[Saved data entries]
- - -

// ... 323 lines not shown
    len_p  = static_cast<uint32_t>(__popcll(ppl[lane].mask));
    k_p    = true;
  }
  const bool has_primary = __ballot((k_m && prim_m) || (k_p && prim_p)) != 0;
  if (has_primary) {
    k_m = k_m && prim_m;
    k_p = k_p && prim_p;
  }
  const bool has_multi = __ballot((k_m && len_m > 1) || (k_p && len_p > 1)) != 0;
  if (has_multi) {
    k_m = k_m && len_m > 1;
    k_p = k_p && len_p > 1;
  }
  const unsigned long long keep_m = __ballot(k_m), keep_p = __ballot(k_p);
  const int                combined = __popcll(keep_m) + __popcll(keep_p);
  bool                     shadow;
  if (combined > 1) {
    shadow = true;
  } else {
    uint32_t pr = keep_m ? rl_u32(prim_m, __builtin_ctzll(keep_m)) : rl_u32(prim_p, __builtin_ctzll(keep_p));
    shadow      = !pr;
  }

  uint32_t n_orders = 0, n_ids = 0;
  for (int pass = 0; pass < 2; ++pass) {
    unsigned long long keep = pass == 0 ? keep_m : keep_p;
    const PathRec     *pv   = pass == 0 ? pmn : ppl;
    const bool         dir  = pass == 1;
    while (keep) {
      const int pi = __builtin_ctzll(keep);
      keep &= keep - 1;
      const uint64_t mask = pv[pi].mask;
      const int      f = __builtin_ctzll(mask), l = 63 - __builtin_clzll(mask);
      const double   L1 = rl_f64(clo1, f), R1 = rl_f64(ovr1, l);
      double         L2 = rl_f64(clo2, f), R2 = rl_f64(ovr2, l);
      if (!dir) {
        L2 = rl_f64(ovr2, f);
        R2 = rl_f64(clo2, l);
      }
      bool     have = false;
      uint32_t fl   = 0;
      double   lo = 0, ro = 0;
      if (L1 <= L2 && R1 <= R2) {
        have = true;
        fl   = MSGPU_ORD_START_V1 | MSGPU_ORD_CONTAINED;
        lo   = L2 - L1;
        ro   = R2 - R1;
      } else if (L1 >= L2 && R1 >= R2) {
        have = true;
        fl   = MSGPU_ORD_CONTAINED;
        lo   = L1 - L2;
        ro   = R1 - R2;
      } else if (L1 > L2 && R1 < R2) {
        have = true;
        fl   = MSGPU_ORD_START_V1;
        lo   = L1 - L2;
        ro   = R2 - R1;
      } else if (L1 < L2 && R1 > R2) {
        have = true;
        fl   = 0;
        lo   = L2 - L1;
        ro   = R1 - R2;
      }
      if (!have) continue;
      const uint32_t cnt = static_cast<uint32_t>(__popcll(mask));
      if ((mask >> lane) & 1ull) {
        const uint32_t pos = static_cast<uint32_t>(__popcll(mask & ((1ull << lane) - 1)));
        a.ids_scr[ed.em_off + n_ids + pos] = anchor;
      }
      if (lane == 0) {
        msgpu_order o;
        o.edge_idx     = static_cast<uint32_t>(e);
        o.flags        = fl | (dir ? MSGPU_ORD_DIR : 0u) | (pv[pi].primary ? MSGPU_ORD_PRIMARY : 0u);
        o.left_offset  = lo;
        o.right_offset = ro;
        o.score        = pv[pi].score;
        o.ids_off      = n_ids;
        o.ids_cnt      = cnt;
        o.start        = (fl & MSGPU_ORD_START_V1) ? v1 : v2;
        o.end          = (fl & MSGPU_ORD_START_V1) ? v2 : v1;
        o.base         = v1;
        o.pad[0]       = 0;
        o.pad[1]       = 0;
        a.order_scr[ed.em_off + n_orders] = o;
      }
      ++n_orders;
      n_ids += cnt;
    }
  }
  if (lane == 0) {
    edge_counts(a.edges, e, n, n_orders, n_ids, shadow);
    chunk_add(a.chunk_sums, e, clean, n_orders, n_ids, banded);
  }
}
__global__ __launch_bounds__(64) __attribute__((amdgpu_waves_per_eu(8, 8))) void k_chain(ChainArgs a, const ChainDesc *desc, uint32_t n_desc) {
  chain_body<true, false>(a, desc, n_desc);
}
__global__ __launch_bounds__(64) __attribute__((amdgpu_waves_per_eu(8, 8))) void k_chain_wide(ChainArgs a, const ChainDesc *desc, uint32_t n_desc) {
  chain_body<true, true>(a, desc, n_desc);
}
template <bool WIDE>
__global__ __launch_bounds__(64) __attribute__((amdgpu_waves_per_eu(8, 8))) void k_chain_unlisted(ChainArgs a) {
  chain_body<false, WIDE>(a, nullptr, 0u);
}


struct __attribute__((aligned(16))) SubPath {
  uint32_t mask, primary;
  uint64_t score;
};

__device__ __forceinline__ double shfl_f64(double v, int src) {
  const long long b  = __double_as_longlong(v);
  const uint32_t  lo = __shfl(static_cast<uint32_t>(b), src), hi = __shfl(static_cast<uint32_t>(b >> 32), src);
  return __longlong_as_double(static_cast<long long>((static_cast<unsigned long long>(hi) << 32) | lo));
}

- - -

EXERCISE
Return the entries above in full and exactly as written.

EXERCISE OUTPUT
// ... 323 lines not shown
    len_p  = static_cast<uint32_t>(__popcll(ppl[lane].mask));
    k_p    = true;
  }
  const bool has_primary = __ballot((k_m && prim_m) || (k_p && prim_p)) != 0;
  if (has_primary) {
    k_m = k_m && prim_m;
    k_p = k_p && prim_p;
  }
  const bool has_multi = __ballot((k_m && len_m > 1) || (k_p && len_p > 1)) != 0;
  if (has_multi) {
    k_m = k_m && len_m > 1;
    k_p = k_p && len_p > 1;
  }
  const unsigned long long keep_m = __ballot(k_m), keep_p = __ballot(k_p);
  const int                combined = __popcll(keep_m) + __popcll(keep_p);
  bool                     shadow;
  if (combined > 1) {
    shadow = true;
  } else {
    uint32_t pr = keep_m ? rl_u32(prim_m, __builtin_ctzll(keep_m)) : rl_u32(prim_p, __builtin_ctzll(keep_p));
    shadow      = !pr;
  }

  uint32_t n_orders = 0, n_ids = 0;
  for (int pass = 0; pass < 2; ++pass) {
    unsigned long long keep = pass == 0 ? keep_m : keep_p;
    const PathRec     *pv   = pass == 0 ? pmn : ppl;
    const bool         dir  = pass == 1;
    while (keep) {
      const int pi = __builtin_ctzll(keep);
      keep &= keep - 1;
      const uint64_t mask = pv[pi].mask;
      const int      f = __builtin_ctzll(mask), l = 63 - __builtin_clzll(mask);
      const double   L1 = rl_f64(clo1, f), R1 = rl_f64(ovr1, l);
      double         L2 = rl_f64(clo2, f), R2 = rl_f64(ovr2, l);
      if (!dir) {
        L2 = rl_f64(ovr2, f);
        R2 = rl_f64(clo2, l);
      }
      bool     have = false;
      uint32_t fl   = 0;
      double   lo = 0, ro = 0;
      if (L1 <= L2 && R1 <= R2) {
        have = true;
        fl   = MSGPU_ORD_START_V1 | MSGPU_ORD_CONTAINED;
        lo   = L2 - L1;
        ro   = R2 - R1;
      } else if (L1 >= L2 && R1 >= R2) {
        have = true;
        fl   = MSGPU_ORD_CONTAINED;
        lo   = L1 - L2;
        ro   = R1 - R2;
      } else if (L1 > L2 && R1 < R2) {
        have = true;
        fl   = MSGPU_ORD_START_V1;
        lo   = L1 - L2;
        ro   = R2 - R1;
      } else if (L1 < L2 && R1 > R2) {
        have = true;
        fl   = 0;
        lo   = L2 - L1;
        ro   = R1 - R2;
      }
      if (!have) continue;
      const uint32_t cnt = static_cast<uint32_t>(__popcll(mask));
      if ((mask >> lane) & 1ull) {
        const uint32_t pos = static_cast<uint32_t>(__popcll(mask & ((1ull << lane) - 1)));
        a.ids_scr[ed.em_off + n_ids + pos] = anchor;
      }
      if (lane == 0) {
        msgpu_order o;
        o.edge_idx     = static_cast<uint32_t>(e);
        o.flags        = fl | (dir ? MSGPU_ORD_DIR : 0u) | (pv[pi].primary ? MSGPU_ORD_PRIMARY : 0u);
        o.left_offset  = lo;
        o.right_offset = ro;
        o.score        = pv[pi].score;
        o.ids_off      = n_ids;
        o.ids_cnt      = cnt;
        o.start        = (fl & MSGPU_ORD_START_V1) ? v1 : v2;
        o.end          = (fl & MSGPU_ORD_START_V1) ? v2 : v1;
        o.base         = v1;
        o.pad[0]       = 0;
        o.pad[1]       = 0;
        a.order_scr[ed.em_off + n_orders] = o;
      }
      ++n_orders;
      n_ids += cnt;
    }
  }
  if (lane == 0) {
    edge_counts(a.edges, e, n, n_orders, n_ids, shadow);
    chunk_add(a.chunk_sums, e, clean, n_orders, n_ids, banded);
  }
}
__global__ __launch_bounds__(64) __attribute__((amdgpu_waves_per_eu(8, 8))) void k_chain(ChainArgs a, const ChainDesc *desc, uint32_t n_desc) {
  chain_body<true, false>(a, desc, n_desc);
}
__global__ __launch_bounds__(64) __attribute__((amdgpu_waves_per_eu(8, 8))) void k_chain_wide(ChainArgs a, const ChainDesc *desc, uint32_t n_desc) {
  chain_body<true, true>(a, desc, n_desc);
}
template <bool WIDE>
__global__ __launch_bounds__(64) __attribute__((amdgpu_waves_per_eu(8, 8))) void k_chain_unlisted(ChainArgs a) {
  chain_body<false, WIDE>(a, nullptr, 0u);
}


struct __attribute__((aligned(16))) SubPath {
  uint32_t mask, primary;
  uint64_t score;
};

__device__ __forceinline__ double shfl_f64(double v, int src) {
  const long long b  = __double_as_longlong(v);
  const uint32_t  lo = __shfl(static_cast<uint32_t>(b), src), hi = __shfl(static_cast<uint32_t>(b >> 32), src);
  return __longlong_as_double(static_cast<long long>((static_cast<unsigned long long>(hi) << 32) | lo));
}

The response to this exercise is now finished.